Today I want to bring up an interesting discussion regarding the connotation of the word "understanding" versus "interpretation," particularly in the context of "scene understanding" versus "scene interpretation." While many vision researchers use these terms interchangeably, I think it is worthwhile to make the distinction, albeit a philosophical one.
While everybody knows that the goal of computer vision is to recognize all of the objects in an image, there is plenty of disagreement about how to represent objects and recognize them in the image. There is a physicalist account (from Wikipedia: Physicalism is a philosophical position holding that everything which exists is no more extensive than its physical properties), where the goal of vision is to reconstruct veridical properties of the world. This view is consistent with the realist stance in philosophy (think back to Philosophy 101) -- there exists a single observer-independent 'ground-truth' regarding the identities of all of the objects contained in the world. The notion of vision as measurement is very strong under this physicalist account. The stuff of the world is out there just waiting to be grasped! I think the term "understanding" fits very well into this truth-driven account of computer vision.

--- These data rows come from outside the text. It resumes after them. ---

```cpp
template <int TIER>
__device__ __forceinline__ void trace_begin(const SceneView& S, const Ray& wr, Trav<TIER>& T) {
    T.r = wr;
    T.rf = make_rayf(wr);
    T.a = len2(wr.d);
    T.inva = 1.0 / T.a;
    T.cl.c = __builtin_huge_val();
    T.cl.c_f = __builtin_huge_valf();
    T.cur = S.world_root;
    T.sp = 0;
    T.nxf = 0;
    T.found = false;
    T.hit.nxf = 0;
    T.nmed = 0;
    if constexpr (TIER == TIER_BASIC) {
        T.pn = 0;
        T.cur = bword(S, S.world_root);
        trace_sorted_fields(wr, T);
    }
}

template <class Park>
__device__ __forceinline__ void trace_park(const Trav<TIER_MESH>& T, Park pk) {
    constexpr uint32_t B = RT_BLOCK;
    const uint64_t c = (uint64_t)__double_as_longlong(T.cl.c), ht = (uint64_t)__double_as_longlong(T.hit.t);
    pk[0 * B] = T.cur;
    pk[1 * B] = T.sp | ((uint32_t)T.found << 16);
    pk[2 * B] = (uint32_t)c;
    pk[3 * B] = (uint32_t)(c >> 32);
    pk[4 * B] = __float_as_uint(T.cl.c_f);
    pk[5 * B] = (uint32_t)ht;
    pk[6 * B] = (uint32_t)(ht >> 32);
    pk[7 * B] = T.hit.ref;
// ... 304 lines not shown
```

Measured before the change: 9349.

## Hoist huge ground spheres out of the BVH and test them first

At build time, spheres in the top-level BVH whose bounding box covers at least half the scene's surface area (up to two) are removed from the BVH and recorded in the scene view. At the start of each basic-tier traversal those spheres are intersected directly, which sets an early closest-hit bound and gives a tighter BVH for the remaining primitives. The huge ground sphere in the random-spheres scene otherwise inflates every BVH node box and causes many wasted node visits. The cost is two extra sphere tests per ray, plus a second flatten pass on the host at setup.

```diff
diff --git a/include/rt_mi355x.h b/include/rt_mi355x.h
--- a/include/rt_mi355x.h
+++ b/include/rt_mi355x.h
@@ -281,6 +281,7 @@
 
 int32_t rt_bvh_selftest(rt_scene* s, int32_t list);
 int32_t rt_world_selftest(rt_scene* s, int32_t world, int32_t lights, int32_t background_tex);
+int32_t rt_world_hoisted_get(rt_scene* s, int32_t world, uint32_t flags, uint32_t* idx, uint32_t cap);
 
 #define RT_COMM_ID_BYTES 128
 int32_t rt_comm_unique_id(uint8_t id[RT_COMM_ID_BYTES]);
diff --git a/raytracer-2025_amd/capi.py b/raytracer-2025_amd/capi.py
--- a/raytracer-2025_amd/capi.py
+++ b/raytracer-2025_amd/capi.py
@@ -265,12 +265,13 @@
     "disney_selftest": (_I, [_I, C.POINTER(RtDisneyParams), _DP, _DP, _DP, C.c_uint64]),
     "bvh_selftest": (_I, [_P, _I]),
     "world_selftest": (_I, [_P, _I, _I, _I]),
+    "world_hoisted_get": (_I, [_P, _I, _U, C.POINTER(C.c_uint32), _U]),
     "comm_unique_id": (_I, [C.POINTER(C.c_uint8)]),
     "comm_init": (_P, [C.POINTER(C.c_uint8), _I, _I]),
     "comm_destroy": (None, [_P]),
 }
 
-GPU_ONLY = ("world_hit", "world_hit_device", "world_occluded", "world_occluded_device", "radiance_opts_default", "world_radiance", "world_radiance_device", "lights_opts_default", "lights_pdf", "lights_pdf_device", "lights_sample", "lights_sample_device", "scatter_opts_default", "world_scatter", "world_scatter_device", "render_gather_mode", "render_partials_get", "render_primary_get", "math_selftest", "walk_selftest", "disney_params_default", "mat_disney", "mat_portal", "wavefront_load_flags", "disney_selftest", "bvh_selftest", "world_selftest", "comm_unique_id", "comm_init", "comm_destroy")
+GPU_ONLY = ("world_hit", "world_hit_device", "world_occluded", "world_occluded_device", "radiance_opts_default", "world_radiance", "world_radiance_device", "lights_opts_default", "lights_pdf", "lights_pdf_device", "lights_sample", "lights_sample_device", "scatter_opts_default", "world_scatter", "world_scatter_device", "render_gather_mode", "render_partials_get", "render_primary_get", "math_selftest", "walk_selftest", "disney_params_default", "mat_disney", "mat_portal", "wavefront_load_flags", "disney_selftest", "bvh_selftest", "world_selftest", "world_hoisted_get", "comm_unique_id", "comm_init", "comm_destroy")
 
 ORACLE_EXTRAS = {
     "render_partials": (_I, [_P, _I, _I, C.POINTER(RtCamera), C.POINTER(RtRenderOpts), _DP, C.POINTER(RtStats)]),
diff --git a/raytracer-2025_amd/csrc/rt_builds.h b/raytracer-2025_amd/csrc/rt_builds.h
--- a/raytracer-2025_amd/csrc/rt_builds.h
+++ b/raytracer-2025_amd/csrc/rt_builds.h
@@ -19,10 +19,11 @@
     unsigned long long pure_rounds = 0, pure_lanes = 0, pure_max_pn = 0;
     unsigned long long cls_rounds[11] = {}, cls_lanes[11] = {};
     unsigned long long cyc_camera = 0, prim_rays = 0, prim_tests = 0;
+    unsigned long long hoist_tests = 0, hoist_hits = 0;
 #endif
 };
 #ifdef RT_DIAG
-constexpr int RT_DIAG_N = 64;
+constexpr int RT_DIAG_N = 66;
 __device__ unsigned long long g_diag[RT_DIAG_N];
 #define RT_DIAG_ONLY(x) x
 #else
@@ -73,7 +74,7 @@
     const uint32_t i = ref_index(ref);
 #ifdef RT_CHECK
     const uint32_t k = ref_kind(ref);
-    if (k != K_NONE && i >= S.n_ref[k]) {
+    if (k != K_NONE && (k >= RT_REF_KINDS || i >= S.n_ref[k])) {
         check_fail(ref);
         return 0u;
     }
diff --git a/raytracer-2025_amd/csrc/rt_kernel_hit.hip b/raytracer-2025_amd/csrc/rt_kernel_hit.hip
--- a/raytracer-2025_amd/csrc/rt_kernel_hit.hip
+++ b/raytracer-2025_amd/csrc/rt_kernel_hit.hip
@@ -59,8 +59,8 @@
         rng.pixel = (uint32_t)i;
         rng.begin(1);
         Trav<TIER> T;
-        trace_begin<TIER>(S, ray, T);
-        T.cl.set(t_max);
+        trace_begin<TIER>(S, ray, T, t_max);
+        if constexpr (!B4) T.cl.set(t_max);
         if constexpr (B4) {
             if (!live) T.cur = 0u;
             bool walking = live;
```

The second view, a postmodern and anti-realist one, is of vision as a way of interpreting scenes. The shift is from veridical recovery of the properties of the world from an image (measurement) to the observer-dependent interpretation of the input stimulus. Under this account, there is no need to believe in a god's eye 'objective' view of the world. Image interpretation is the registration of an input image with a vast network of past experience, both visual and abstract. The same person can vary their own interpretation of an input as time passes and the internal knowledge based has evolved. Under this view, two distinct robots could provide very useful yet distinct 'image interpretations' of the same input image. The main idea is that different robots could have different interpretation-spaces, that is they could obtain incommensurable (yet very useful!) interpretations of the same image.
It has been argued by Donald Hoffman (Interface Theory of Perception) that there is no reason why we should expect evolution to have driven humans towards veridical perception. In fact, Hoffman argues that natures drives veridical perception towards extinction and it only makes sense to speak of perception as guiding agents towards pragmatic interpretations of their environment.
In philosophy of science, there is the debate of whether the field of physics is unraveling some ultimate truth about the world versus physics painting a coherent and pragmatic picture of the world. I've always viewed science as an art and I embrace my anti-realist stance -- which has been shaped by Thomas Kuhn, William James, and many others. While my scientific interests have currently congealed in computer vision, it is no surprise that I'm finding conceptual agreement between my philosophy of science and my concrete research efforts in object recognition.